Establish how many lines in the records below include the word "total"; respond with that number only.

(Beginning of DATA SUPPLIED)

@@ -1290,15 +1312,16 @@
     if (!e) return BH_EINVAL;
     if (rerun_launches) *rerun_launches = e->rerun_launches;
     if (counts || total) {
-        int32_t w[3 * BH_MAX_TARGETS] = {0};
+        int32_t w2[2 * GUARD_HEAD] = {0};
+        const int32_t *w = w2 + e->guard_head * GUARD_HEAD, *wo = w2 + (1 - e->guard_head) * GUARD_HEAD;
         if (e->guard.p && !e->guard_fresh) {
             HIPCHK(e, hipDeviceSynchronize());
-            HIPCHK(e, hipMemcpy(w, e->guard.p, sizeof(w), hipMemcpyDeviceToHost));
+            HIPCHK(e, hipMemcpy(w2, e->guard.p, sizeof(w2), hipMemcpyDeviceToHost));
         }
         if (counts)
             for (int t = 0; t < BH_MAX_TARGETS; ++t) counts[t] = e->guard_last ? w[t] + w[BH_MAX_TARGETS + t] : 0;
         if (total)
-            for (int t = 0; t < BH_MAX_TARGETS; ++t) total[t] = e->guard_total[t] + (uint64_t)(uint32_t)w[2 * BH_MAX_TARGETS + t];
+            for (int t = 0; t < BH_MAX_TARGETS; ++t) total[t] = e->guard_total[t] + (uint64_t)(uint32_t)w[2 * BH_MAX_TARGETS + t] + (uint64_t)(uint32_t)wo[2 * BH_MAX_TARGETS + t];
     }
     return BH_OK;
 }
diff --git a/bayhunter_amd/csrc/bh_tuning.h b/bayhunter_amd/csrc/bh_tuning.h
--- a/bayhunter_amd/csrc/bh_tuning.h
+++ b/bayhunter_amd/csrc/bh_tuning.h
@@ -27,6 +27,7 @@
     X(swd_lean_r,        "BH_SWD_LEAN_R",         0, "trial-per-lane kernel: trials per round of Rayleigh targets, power of two 4..64 (0 = planned)")  \
     X(swd_lean_l,        "BH_SWD_LEAN_L",         0, "trial-per-lane kernel: trials per round of Love targets (0 = planned)")                         \
     X(swd_lean_xcd,      "BH_SWD_LEAN_XCD",       1, "trial-per-lane kernel: 1 = the models ordered inside eight blocks of the batch, a block per XCD (0: one order for the chip)") \
+    X(swd_lean_order_in_kernel, "BH_SWD_LEAN_ORDER_IN_KERNEL", 1, "trial-per-lane kernel: 1 = the per-XCD order of the models is computed by the kernel's workgroups in their prologue (0: by a launch of its own ahead of the kernel)") \
     X(swd_rerun_wgs,     "BH_SWD_RERUN_WGS",    256, "workgroups per target of the re-run launch of guarded models, striding over the list (0 = one wavefront per model of the batch, as before round 6)") \
     X(swd_gsplit,        "BH_SWD_GSPLIT",  16777216, "group velocities (fundamental mode): calls of up to this many (model, period) pairs per target -- 2^24, the most the launch indexes -- run the chain of first roots and the second roots as two launches (0 = one search after the other in one launch)") \
     X(swd_lean_flip,     "BH_SWD_LEAN_FLIP",    256, "trial-per-lane kernel, two targets: 256 = the second target takes the models in the opposite order (0: the same order); + n: the targets of a wavefront pair swap with bit n-1 of the workgroup index") \
diff --git a/bayhunter_amd/csrc/swd_kernel.hip b/bayhunter_amd/csrc/swd_kernel.hip
--- a/bayhunter_amd/csrc/swd_kernel.hip
+++ b/bayhunter_amd/csrc/swd_kernel.hip
@@ -333,8 +333,8 @@
             int src = pos;
             if (!ragged && T.slot_rank != nullptr && wid < T.nwaves - 1) src = T.slot_rank[wid] * T.mpw + m;
             if (blocked) {
-                const int x = (T.xcd == 2) ? (wid >> 1) & 7 : (wid >> 2) & 7;
-                const int q = (T.xcd == 2) ? (((wid >> 4) << 1) | (wid & 1)) : (((wid >> 5) << 2) | (wid & 3));
+                int x, q;
+                bh_lean_xcd_slot(wid, T.xcd, x, q);
                 src = x * per + q * T.mpw + m;
             }
             T.perm[pos] = sorted[src];
diff --git a/bayhunter_amd/csrc/swd_lean.hip b/bayhunter_amd/csrc/swd_lean.hip
--- a/bayhunter_amd/csrc/swd_lean.hip
+++ b/bayhunter_amd/csrc/swd_lean.hip
@@ -111,6 +111,118 @@
 #endif
 constexpr int LEAN_WPB = 4;
 
+template <int MPW>
+__device__ __forceinline__ int lean_block_order(const SwdMultiArgs &A, unsigned char *scr, int x, int q, int lane, int wave)
+{
+    constexpr int NB = BH_LEAN_ORDER_BUCKETS, NT = BH_WAVE * LEAN_WPB;
+    static_assert(NB == 2 * BH_WAVE, "the scan below gives every lane two buckets");
+    const int tid = threadIdx.x, per = A.B / 8, base = x * per;
+    int *cnt = reinterpret_cast<int *>(scr);
+    int *cur = cnt + NB;
+    int *start = cur + NB;
+    unsigned *red = reinterpret_cast<unsigned *>(start + NB);
+    float *cost = reinterpret_cast<float *>(red + 16);
+    unsigned short *la = reinterpret_cast<unsigned short *>(cost + per), *lb = la + per;
+    unsigned char *depth = reinterpret_cast<unsigned char *>(lb + per);
+    for (int i = tid; i < NB; i += NT) cnt[i] = 0;
+    unsigned tcmin = 0x7f800000u, tcmax = 0u, tnmin = 255u, tnmax = 0u;
+    auto keep = [&](int i, float lo, float hi, int n) {
+        float c = hi - lo;
+        c = (c >= 0.0f && c < 1e30f) ? c : 0.0f;
+        cost[i] = c;
+        depth[i] = (unsigned char)n;
+        const unsigned cb = __float_as_uint(c);
+        tcmin = cb < tcmin ? cb : tcmin;
+        tcmax = cb > tcmax ? cb : tcmax;
+        tnmin = (unsigned)n < tnmin ? (unsigned)n : tnmin;
+        tnmax = (unsigned)n > tnmax ? (unsigned)n : tnmax;
+    };
+    const double *vs = A.t[0].vs;
+    const ptrdiff_t sl = A.t[0].sl, sb = A.t[0].sb;
+    if (sb <= sl) {
+        for (int i = tid; i < per; i += NT) {
+            const int b = base + i;
+            int n = A.nlay[b];
+            n = n < 1 ? 1 : (n > A.Lmax ? A.Lmax : n);
+            float lo = 1e30f, hi = -1e30f;
+            for (int l = 0; l < n; ++l) {
+                const float v = (float)vs[(ptrdiff_t)b * sb + (ptrdiff_t)l * sl];
+                lo = v < lo ? v : lo;
+                hi = v > hi ? v : hi;
+            }
+            keep(i, lo, hi, n);
+        }
+    } else {
+        for (int i = tid >> 3; i < per; i += NT / 8) {
+            const int b = base + i;
+            int n = A.nlay[b];
+            n = n < 1 ? 1 : (n > A.Lmax ? A.Lmax : n);
+            float lo = 1e30f, hi = -1e30f;
+            for (int l = tid & 7; l < n; l += 8) {
+                const float v = (float)vs[(ptrdiff_t)b * sb + (ptrdiff_t)l * sl];
+                lo = v < lo ? v : lo;
+                hi = v > hi ? v : hi;
+            }
+            for (int off = 1; off < 8; off <<= 1) {
+                const float ol = __shfl_xor(lo, off), oh = __shfl_xor(hi, off);
+                lo = ol < lo ? ol : lo;
+                hi = oh > hi ? oh : hi;
+            }
+            if ((tid & 7) == 0) keep(i, lo, hi, n);
+        }
+    }
+    for (int off = 32; off > 0; off >>= 1) {
+        tcmin = min(tcmin, (unsigned)__shfl_xor((int)tcmin, off));
+        tcmax = max(tcmax, (unsigned)__shfl_xor((int)tcmax, off));
+        tnmin = min(tnmin, (unsigned)__shfl_xor((int)tnmin, off));
+        tnmax = max(tnmax, (unsigned)__shfl_xor((int)tnmax, off));
+    }
+    if (lane == 0) {
+        red[4 * wave] = tcmin;
+        red[4 * wave + 1] = tcmax;
+        red[4 * wave + 2] = tnmin;
+        red[4 * wave + 3] = tnmax;
+    }
+    __syncthreads();
+    for (int w = 0; w < LEAN_WPB; ++w) {
+        tcmin = min(tcmin, red[4 * w]);
+        tcmax = max(tcmax, red[4 * w + 1]);
+        tnmin = min(tnmin, red[4 * w + 2]);
+        tnmax = max(tnmax, red[4 * w + 3]);
+    }
+    const bool ragged = tnmin != tnmax;
+    const float cmin = __uint_as_float(tcmin), cmax = __uint_as_float(tcmax);
+    const float scale = (cmax > cmin) ? (float)(NB - 1) / (cmax - cmin) : 0.0f;
+    auto bucket = [&](int i) {
+        int k = ragged ? (int)tnmax - (int)depth[i] : (int)((cmax - cost[i]) * scale);
+        return k < 0 ? 0 : (k > NB - 1 ? NB - 1 : k);
+    };
+    for (int i = tid; i < per; i += NT) atomicAdd(&cnt[bucket(i)], 1);
+    __syncthreads();
+    if (wave == 0) {
+        const int c0 = cnt[2 * lane], c1 = cnt[2 * lane + 1];
+        int acc = c0 + c1;
+        for (int off = 1; off < BH_WAVE; off <<= 1) {
+            const int o = __shfl_up(acc, off);
+            if (lane >= off) acc += o;
+        }
+        acc -= c0 + c1;
+        start[2 * lane] = cur[2 * lane] = acc;
+        start[2 * lane + 1] = cur[2 * lane + 1] = acc + c0;
+    }
+    __syncthreads();
+    for (int i = tid; i < per; i += NT) la[atomicAdd(&cur[bucket(i)], 1)] = (unsigned short)i;
+    __syncthreads();
+    for (int p = tid; p < per; p += NT) {
+        const int i = la[p], k = bucket(i), s = start[k], e = s + cnt[k];
+        int rank = s;
+        for (int j = s; j < e; ++j) rank += (la[j] < i) ? 1 : 0;
+        lb[rank] = (unsigned short)i;
+    }
+    __syncthreads();
+    return base + (int)lb[q * MPW + (lane & (MPW - 1))];
+}
+
 template <int J, bool CNT>
 #if BH_SWD_SITEX
 __global__ __launch_bounds__(BH_WAVE * LEAN_WPB) void swd_lean_kernel(SwdMultiArgs A, int wave_lds, int flip, SwdSiteXArgs X)
@@ -130,8 +242,9 @@
         wid = (l1 > l0) ? l0 : wid - l0;
         if ((flip & 256) && ty == 1) {
             if (flip & 2048) {
-                const int x = (wid >> 1) & 7, q = ((wid >> 4) << 1) | (wid & 1), qr = A.wg_n1 / 8 - 1 - q;
-                wid = ((qr >> 1) << 4) + 2 * x + (qr & 1);
+                int x, q;
+                bh_lean_xcd_slot(wid, 2, x, q);
+                wid = bh_lean_xcd_wid(x, A.wg_n1 / 8 - 1 - q, 2);
             } else {
                 wid = A.wg_n1 - 1 - wid;
             }
@@ -144,8 +257,18 @@
     const int sidx = wid * MPW + g;
     const bool valid = sidx < A.B;
     const int32_t *perm = T.perm != nullptr ? T.perm : A.perm;
-    const int ib = valid ? (perm ? perm[sidx] : sidx) : 0;
     extern __shared__ __align__(16) unsigned char smem_lean[];
+    if (A.zero_head != nullptr && blockIdx.x == 0 && blockIdx.y == 0 && threadIdx.x < 2 * BH_MAX_TARGETS) A.zero_head[threadIdx.x] = 0;
+    const bool ink = A.order_in_kernel != 0;
+    int ibw = 0;
+    if (ink) {
+        int x, q;
+        bh_lean_xcd_slot(wid, A.wg_n1 > 0 ? 2 : LEAN_WPB, x, q);
+        ibw = lean_block_order<MPW>(A, smem_lean, x, q, lane, wave);
+        __syncthreads();
+    }
+    auto model_of = [&](int s_, int mg_) -> int { return ink ? __shfl(ibw, mg_) : (perm ? perm[s_] : s_); };
+    const int ib = valid ? model_of(sidx, g) : 0;
     constexpr double dc = (double)0.005f, onea = (double)1.5f, twopi = 2.0 * 3.141592653589793, guard_rel = 3.0e-6;
 #if BH_SWD_SITEX
     const int Lmax = A.Lmax, Kcap = T.K, ifunc = T.iwave, KE = (Kcap + 1) & ~1;
@@ -160,7 +283,7 @@
         const int sbx = wid * MPW + mg;
         if (sbx < A.B) {
             const double *pr = X.x;
-            const int kb = bh_site_periods(X, ty, perm ? perm[sbx] : sbx, Kcap, pr);
+            const int kb = bh_site_periods(X, ty, model_of(sbx, mg), Kcap, pr);
             if (kk < kb) omg_all[mg * KE + kk] = twopi / pr[kk];
         }
     }
@@ -174,7 +297,7 @@
     for (int idx = lane; idx < LS; idx += BH_WAVE) {
         const int l = idx / MPW, mg = idx - l * MPW;
         const int sb = wid * MPW + mg;
-        const int b = sb < A.B ? (perm ? perm[sb] : sb) : 0;
+        const int b = sb < A.B ? model_of(sb, mg) : 0;
         float fd = 0.f, fa_ = 1.f, fb = 1.f, fr = 1.f;
         if (sb < A.B && l < A.nlay[b]) {
             const ptrdiff_t o = (ptrdiff_t)b * T.sb + (ptrdiff_t)l * T.sl;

(End of DATA SUPPLIED)

### RESPONSE
4